───── Input

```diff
diff --git a/fbtt-embedding_amd/csrc/ttx_plan.hip b/fbtt-embedding_amd/csrc/ttx_plan.hip
--- a/fbtt-embedding_amd/csrc/ttx_plan.hip
+++ b/fbtt-embedding_amd/csrc/ttx_plan.hip
@@ -12,6 +12,7 @@
 #ifdef TTX_TEST_HOOKS
 static int g_plan_route = 0;
 #define TTX_PLAN_ROUTE(id) (g_plan_route = (id))
+int g_chunk_cols = kChunkCols;
 #else
 #define TTX_PLAN_ROUTE(id) ((void)0)
 #endif
@@ -51,6 +52,7 @@
   memset(&P, 0, sizeof(P));
   P.MC = choose_chunk(d, nnz);
   P.max_chunks = max_chunks(d, nnz, P.MC);
+  P.cols = g_chunk_cols;
   int* cur = (int*)base;
   auto take = [&](size_t k) { int* r = cur; cur += r64(k); return r; };
   P.hdr = take(64);
@@ -409,6 +411,28 @@
 template <typename T>
 __device__ __forceinline__ T* shifted(T* p, long long bytes) { return (T*)((char*)p + bytes); }
 
+struct ChunkCols { int C, K, rem, head; };
+__device__ __forceinline__ ChunkCols chunk_cols(int n, int C) {
+  const int K = n / C, rem = n - K * C;
+  return ChunkCols{C, K, rem, rem * (K + 1)};
+}
+__device__ __forceinline__ int chunk_dispatch_index(const ChunkCols& cc, int x) {
+  if (x < cc.head) return cc.C * (x % (cc.K + 1)) + x / (cc.K + 1);
+  const int y = x - cc.head;
+  return cc.C * (y % cc.K) + cc.rem + y / cc.K;
+}
+struct ChunkWalk { int r, k; };
+__device__ __forceinline__ ChunkWalk chunk_walk(const ChunkCols& cc, int x) {
+  if (x < cc.head) return ChunkWalk{x / (cc.K + 1), x % (cc.K + 1)};
+  const int y = x - cc.head;
+  return ChunkWalk{cc.rem + y / cc.K, y % cc.K};
+}
+__device__ __forceinline__ int chunk_walk_next(const ChunkCols& cc, ChunkWalk& w) {
+  const int idx = cc.C * w.k + w.r;
+  if (++w.k == cc.K + (w.r < cc.rem ? 1 : 0)) { w.k = 0; ++w.r; }
+  return idx;
+}
+
 __device__ __forceinline__ void finish_single_pass(const Dims& d, int t, int dg, int tot, int dbase, int N,
                                                    bool has_row, const Plan& P, int* wt5, long long psh = 0) {
   int* const hdr = (int*)((char*)P.hdr + psh);
@@ -425,40 +449,34 @@
   }
   const int MC = P.MC;
   const int nf = dg < S ? tot / MC : 0;
-  const int pr = dg < S ? tot - nf * MC : 0;
-  const int np = pr ? 1 : 0;
+  const int np = (dg < S && tot > nf * MC) ? 1 : 0;
+  const int nch = nf + np;
   const int nhot = __syncthreads_count(nf + np > kHotRowsPivot);
   if (dg == 0) hdr[8 + 1] = nhot;
-  const int packed = (nf << 12) | np;
-  const int cinc = wave_incl_scan(packed);
+  const int cinc = wave_incl_scan(nch);
   __syncthreads();
   if (lane == kWave - 1 && w < kMbUnits) wt5[w] = cinc;
   __syncthreads();
-  int cb = 0, call = 0;
-  for (int k = 0; k < kMbUnits; ++k) { const int v = wt5[k]; if (k < w) cb += v; call += v; }
-  const int exq = cb + cinc - packed;
-  const int fbase = exq >> 12, pbase = exq & 4095;
-  const int ftot = call >> 12, ptot = call & 4095;
-  const int ctot = ftot + ptot;
-  const int ex = fbase + pbase;
-  __shared__ int cf_base[257], cf_pos[256], cf_slot[256];
+  int cb = 0, ctot = 0;
+  for (int k = 0; k < kMbUnits; ++k) { const int v = wt5[k]; if (k < w) cb += v; ctot += v; }
+  const int ex = cb + cinc - nch;
+  __shared__ int cf_slot[256], cf_pos[256], cf_tot[256];
   if (dg < S) {
     chunk_off[dg] = ex;
-    cf_base[dg] = fbase;
+    cf_slot[dg] = ex;
     cf_pos[dg] = dbase;
-    cf_slot[dg] = ex;
-    if (np) chunk_rec[ftot + pbase] = make_int4(dg, dbase + nf * MC, pr, ex + nf);
-  }
-  if (dg == 0) cf_base[S] = ftot;
-  __syncthreads();
-  for (int c = threadIdx.x; c < ftot; c += blockDim.x) {
+    cf_tot[dg] = tot;
+  }
+  __syncthreads();
+  const ChunkCols cols = chunk_cols(ctot, P.cols);
+  for (int c = threadIdx.x; c < ctot; c += blockDim.x) {
     int lo = 0, hi = S;
     while (hi - lo > 1) {
       const int mid = (lo + hi) >> 1;
-      if (cf_base[mid] <= c) lo = mid; else hi = mid;
-    }
-    const int j = c - cf_base[lo];
-    chunk_rec[c] = make_int4(lo, cf_pos[lo] + j * MC, MC, cf_slot[lo] + j);
+      if (cf_slot[mid] <= c) lo = mid; else hi = mid;
+    }
+    const int j = c - cf_slot[lo];
+    chunk_rec[chunk_dispatch_index(cols, c)] = make_int4(lo, cf_pos[lo] + j * MC, min(MC, cf_tot[lo] - j * MC), c);
   }
   for (int cc = ctot + dg; cc < P.max_chunks; cc += blockDim.x) chunk_rec[cc] = make_int4(0, 0, 0, 0);
   if (dg == 0) {
@@ -829,35 +847,35 @@
     return;
   }
   const int MC = P.MC;
-  int nf[K], pr[K], packed[K], psum = 0;
+  int nf[K], pr[K], psum = 0;
 #pragma unroll
   for (int j = 0; j < K; ++j) {
     const int dg = tid * K + j;
     nf[j] = dg < S ? tot[j] / MC : 0;
     pr[j] = dg < S ? tot[j] - nf[j] * MC : 0;
-    packed[j] = (nf[j] << 13) | (pr[j] ? 1 : 0);
-    psum += packed[j];
+    psum += nf[j] + (pr[j] ? 1 : 0);
   }
   const int cinc = wave_incl_scan(psum);
   __syncthreads();
   if (lane == kWave - 1) wt[w] = cinc;
   __syncthreads();
-  int cb = 0, call = 0;
-  for (int k = 0; k < kWideWaves; ++k) { const int v = wt[k]; if (k < w) cb += v; call += v; }
-  int exq = cb + cinc - psum;
-  const int ftot = call >> 13, ptot = call & 8191;
-  const int ctot = ftot + ptot;
+  int cb = 0, ctot = 0;
+  for (int k = 0; k < kWideWaves; ++k) { const int v = wt[k]; if (k < w) cb += v; ctot += v; }
+  int ex = cb + cinc - psum;
+  const ChunkCols cols = chunk_cols(ctot, P.cols);
 #pragma unroll
   for (int j = 0; j < K; ++j) {
     const int dg = tid * K + j;
-    const int fbase = exq >> 13, pbase = exq & 8191;
-    const int ex = fbase + pbase;
     if (dg < S) {
       P.chunk_off[dg] = ex;
-      for (int jj = 0; jj < nf[j]; ++jj) P.chunk_rec[fbase + jj] = make_int4(dg, dbase[j] + jj * MC, MC, ex + jj);
-      if (pr[j]) P.chunk_rec[ftot + pbase] = make_int4(dg, dbase[j] + nf[j] * MC, pr[j], ex + nf[j]);
-    }
-    exq += packed[j];
+      if (nf[j] || pr[j]) {
+        ChunkWalk cw = chunk_walk(cols, ex);
+        for (int jj = 0; jj < nf[j]; ++jj)
+          P.chunk_rec[chunk_walk_next(cols, cw)] = make_int4(dg, dbase[j] + jj * MC, MC, ex + jj);
+        if (pr[j]) P.chunk_rec[chunk_walk_next(cols, cw)] = make_int4(dg, dbase[j] + nf[j] * MC, pr[j], ex + nf[j]);
+      }
+    }
+    ex += nf[j] + (pr[j] ? 1 : 0);
   }
   for (int cc = ctot + tid; cc < P.max_chunks; cc += kWideThreads) P.chunk_rec[cc] = make_int4(0, 0, 0, 0);
   int nh = 0;
diff --git a/fbtt-embedding_amd/csrc/ttx_tt.hip b/fbtt-embedding_amd/csrc/ttx_tt.hip
--- a/fbtt-embedding_amd/csrc/ttx_tt.hip
+++ b/fbtt-embedding_amd/csrc/ttx_tt.hip
@@ -1875,6 +1875,7 @@
   g_disable_spec = (mask & 256) ? 1 : 0;
   g_disable_pad = (mask & 32768) ? 1 : 0;
   g_no_pack = (mask >> 16) & 1;
+  g_chunk_cols = (mask >> 17) & 1 ? 1 : kChunkCols;
   g_skip_launch = (mask >> 9) & 63;
   mask &= 255;
   g_debug_skip = mask;
@@ -1909,7 +1910,7 @@
 }
 
 int ttx_debug_state(void) {
-  return ((g_debug_skip | g_skip_launch | g_disable_spec | g_disable_pad | g_no_pack) ? 1 : 0) | (g_lds_budget != 160 * 1024 ? 2 : 0) |
+  return ((g_debug_skip | g_skip_launch | g_disable_spec | g_disable_pad | g_no_pack | (g_chunk_cols != kChunkCols)) ? 1 : 0) | (g_lds_budget != 160 * 1024 ? 2 : 0) |
          (g_chunk_override ? 4 : 0) | (g_stamps ? 8 : 0) | (ttx_cache_debug_state() << 4);
 }
 
```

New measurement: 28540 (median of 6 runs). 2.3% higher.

──────────

For each line above that includes "head", copy the line.

• [Solution to the exercise]:
+struct ChunkCols { int C, K, rem, head; };
+  if (x < cc.head) return cc.C * (x % (cc.K + 1)) + x / (cc.K + 1);
+  const int y = x - cc.head;
+  if (x < cc.head) return ChunkWalk{x / (cc.K + 1), x % (cc.K + 1)};
+  const int y = x - cc.head;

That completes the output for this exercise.